Current defaults have increased to 8.4% at end-October 2015 from 6.3% at end-October 2014, partially due to the amortisation of the portfolio. However, the weighted average recovery rate has increased considerably to 23.7% from 8.4% during the same period and Fitch expects this trend to continue in line with the standard recovery lag in Spain.
Top 10 obligors account for 7% of the outstanding balance and around 50% of the current collateral is located in the region of Andalusia. This concentration risk is addressed in Fitch's analysis.
RATING SENSITIVITIES
Rating sensitivity to increased default rate (DR) assumptions
Class A and B notes
Increase DR base case by 15%: 'A+sf'/'BBsf'
Increase DR base case by 25%: 'A+sf'/'B+sf'
Rating sensitivity to reduced recovery rate (RR) assumptions
Class A and B notes
Reduce RR base case by 25%: 'A+sf'/'BBsf'
Combined rating sensitivity to increased DR and reduced RR
Class A and B notes
Increase DR and reduce RR base case by 20%: 'A+sf'/'B+sf'
DUE DILIGENCE USAGE
No third party due diligence was provided or reviewed in relation to this rating action.
DATA ADEQUACY
Fitch has checked the consistency and plausibility of the information it has received about the performance of the asset pool and the transaction. There were no findings that were material to this analysis. Fitch has not reviewed the results of any third party assessment of the asset portfolio information or conducted a review of origination files as part of its ongoing monitoring.

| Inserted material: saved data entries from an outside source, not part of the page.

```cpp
template <int MODE, bool EXT, bool DEFER>
__device__ __forceinline__ void env_step_chain(const StepArgs& a, const Vessel& ve, Env& s, const float* act, bool has_ref,
                                               float nrN, float nrE, float nrP, bool cur, float vcN, float vcE, StepOut& out, StepRest& rest,
                                               int il = -1)
{
#pragma unroll
    for (int k = 0; k < 3; ++k) { rest.ang_prev[k] = s.ang[k]; rest.pt_old[k] = s.pt[k]; }
    Wrench w;
    if (il == IL_SHARED || (il >= 0 && thrust_loss_on(a))) {
        ThrustLoss tl;
        if (il == IL_SHARED) {
#pragma unroll
            for (int k = 0; k < 3; ++k) { tl.klf[k] = a.kl[k]; tl.klr[k] = a.kl[3 + k]; }
        } else {
            const float4 q0 = a.env_tab[(int64_t)ENV_GROUPS * a.env_stride + il], q1 = a.env_tab[(int64_t)(ENV_GROUPS + 1) * a.env_stride + il];
            tl.klf[0] = q0.x; tl.klf[1] = q0.y; tl.klf[2] = q0.z; tl.klr[0] = q0.w; tl.klr[1] = q1.x; tl.klr[2] = q1.y;
        }
        tl.u = s.u; tl.v = s.v; tl.r = s.r;
        if (cur) {
            tl.u -= fmaf(s.cs, vcN, s.sn * vcE);
            tl.v -= fmaf(s.cs, vcE, -(s.sn * vcN));
        }
        env_decode<MODE, DEFER>(ve, s.ang, act, w, &tl);
    } else {
        env_decode<MODE, DEFER>(ve, s.ang, act, w);
    }
#pragma unroll
    for (int k = 0; k < 3; ++k) { rest.thr[k] = w.thr[k]; rest.ang_new[k] = s.ang[k]; }
    float N = s.N, E = s.E, psi = s.psi, u = s.u, v = s.v, r = s.r;
    env_plant(a, ve, w.tx, w.ty, w.tn, cur, vcN, vcE, N, E, psi, u, v, r, s.sn, s.cs);
    const bool deg = (a.wrap_mode == WRAP_REFERENCE);
    float* o = out.o;
    bool same;
    float se, ce;
    {
        make_obs(N, E, psi, 0.0f, 0.0f, 0.0f, s.refN, s.refE, s.refPsi, rest.pt_old, deg, o, se, ce, same);
        if (!same) sincos_lean(psi, se, ce);
    }
    env_plant_finish(cur, vcN, vcE, se, ce, u, v);
    o[3] = u; o[4] = v; o[5] = r;
    s.N = N; s.E = E; s.psi = psi; s.u = u; s.v = v; s.r = r;
    s.sn = se; s.cs = ce;
    env_done<MODE>(a, s, act, o, rest.thr, has_ref, nrN, nrE, nrP, out);
}

template <int MODE, bool EXT, bool DEFER>
__device__ __forceinline__ void env_step_finish(const StepArgs& a, Env& s, const float* act, StepRest& rest, bool untouched, StepOut& out)
{
    if (DEFER && MODE == MODE_FINAL_CONT) {
        rest.ang_new[1] = clipf(atan2_lean(act[3], act[4]), kPi);
        rest.ang_new[2] = clipf(atan2_lean(act[5], act[6]), kPi);
        if (untouched) { s.ang[1] = rest.ang_new[1]; s.ang[2] = rest.ang_new[2]; }
    }
    env_reward<MODE, EXT>(a, out.o, rest.thr, rest.pt_old, rest.ang_new, rest.ang_prev, out);
}

template <int MODE, bool EXT>
__device__ __forceinline__ void env_step(const StepArgs& a, const Vessel& ve, Env& s, const float* act, bool has_ref,
                                         float nrN, float nrE, float nrP, bool cur, float vcN, float vcE, StepOut& out, int il = -1)
{
    StepRest rest;
    env_step_chain<MODE, EXT, false>(a, ve, s, act, has_ref, nrN, nrE, nrP, cur, vcN, vcE, out, rest, il);
    env_step_finish<MODE, EXT, false>(a, s, act, rest, true, out);
}

struct ResetDraw {
    float eta[3], nu[3], pt[3];
};

template <int MODE>
__device__ __forceinline__ void reset_draw(const StepArgs& a, int64_t gid, uint32_t episode, ResetDraw& d)
{
    sample_reset<MODE>(a, gid, episode, d.eta, d.nu);
    d.pt[0] = d.pt[1] = d.pt[2] = 0.0f;
    if (a.reset_acts) sample_reset_thrust(a, gid, episode, d.pt);
}

template <int MODE>
__device__ __forceinline__ void reset_apply(const StepArgs& a, Env& s, const ResetDraw& d, float o_new[9])
{
    s.N = d.eta[0]; s.E = d.eta[1]; s.psi = d.eta[2]; s.u = d.nu[0]; s.v = d.nu[1]; s.r = d.nu[2];
    s.pt[0] = d.pt[0]; s.pt[1] = d.pt[1]; s.pt[2] = d.pt[2];
    default_angles<MODE>(s.ang[0], s.ang[1], s.ang[2]);
    s.steps = 0;
    bool same;
    make_obs(s.N, s.E, s.psi, s.u, s.v, s.r, s.refN, s.refE, s.refPsi, s.pt, a.wrap_mode == WRAP_REFERENCE, o_new, s.sn, s.cs,
             same);
    if (!same) sincos_lean(s.psi, s.sn, s.cs);
}

template <int MODE>
__device__ __forceinline__ void env_auto_reset(const StepArgs& a, Env& s, int64_t gid, uint32_t episode, float o_new[9])
{
    ResetDraw d;
    reset_draw<MODE>(a, gid, episode, d);
    reset_apply<MODE>(a, s, d, o_new);
}

__device__ __forceinline__ void load_env(const float4* S0, const float4* S1, const float4* S2, const float4* RF, int il, Env& s)
{
    const float4 s0 = S0[il], s1 = S1[il], s2 = S2[il], rf = RF[il];
    s.N = s0.x; s.E = s0.y; s.psi = s0.z; s.u = s0.w; s.v = s1.x; s.r = s1.y;
    s.ang[0] = rf.w; s.ang[1] = s1.z; s.ang[2] = s1.w;
    s.pt[0] = s2.x; s.pt[1] = s2.y; s.pt[2] = s2.z; s.steps = __float_as_int(s2.w);
    s.refN = rf.x; s.refE = rf.y; s.refPsi = rf.z;
}

__device__ __forceinline__ void load_env(const StepArgs& a, int il, Env& s) { load_env(a.S0, a.S1, a.S2, a.RF, il, s); }

__device__ __forceinline__ void store_env(const StepArgs& a, int i, const Env& s, bool rf_dirty)
{
    a.S0[i] = make_float4(s.N, s.E, s.psi, s.u);
    a.S1[i] = make_float4(s.v, s.r, s.ang[1], s.ang[2]);
    a.S2[i] = make_float4(s.pt[0], s.pt[1], s.pt[2], __int_as_float(s.steps));
    if (rf_dirty) a.RF[i] = make_float4(s.refN, s.refE, s.refPsi, s.ang[0]);
}

}

#endif
```

ml4ca_amd/csrc/dpenv_kernels.hip:

```cpp
#include "dpenv_env_dev.h"

namespace dpenv {

#ifdef DPENV_STEP_TRACE
__device__ uint32_t* g_step_trace = nullptr;
constexpr int STEP_TRACE_RING = 8;
#endif

constexpr int RESETW_FIELDS = 18;
constexpr int RESETW_FIELDS_RND = 20;
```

Prior to the transaction closing, Fitch reviewed the results of a third party assessment conducted on the asset portfolio information, which indicated no adverse findings material to the rating analysis.
Overall, Fitch's assessment of the information relied upon for the agency's rating analysis according to its applicable rating methodologies indicates that it is adequately reliable.
SOURCES OF INFORMATION
The information below was used in the analysis.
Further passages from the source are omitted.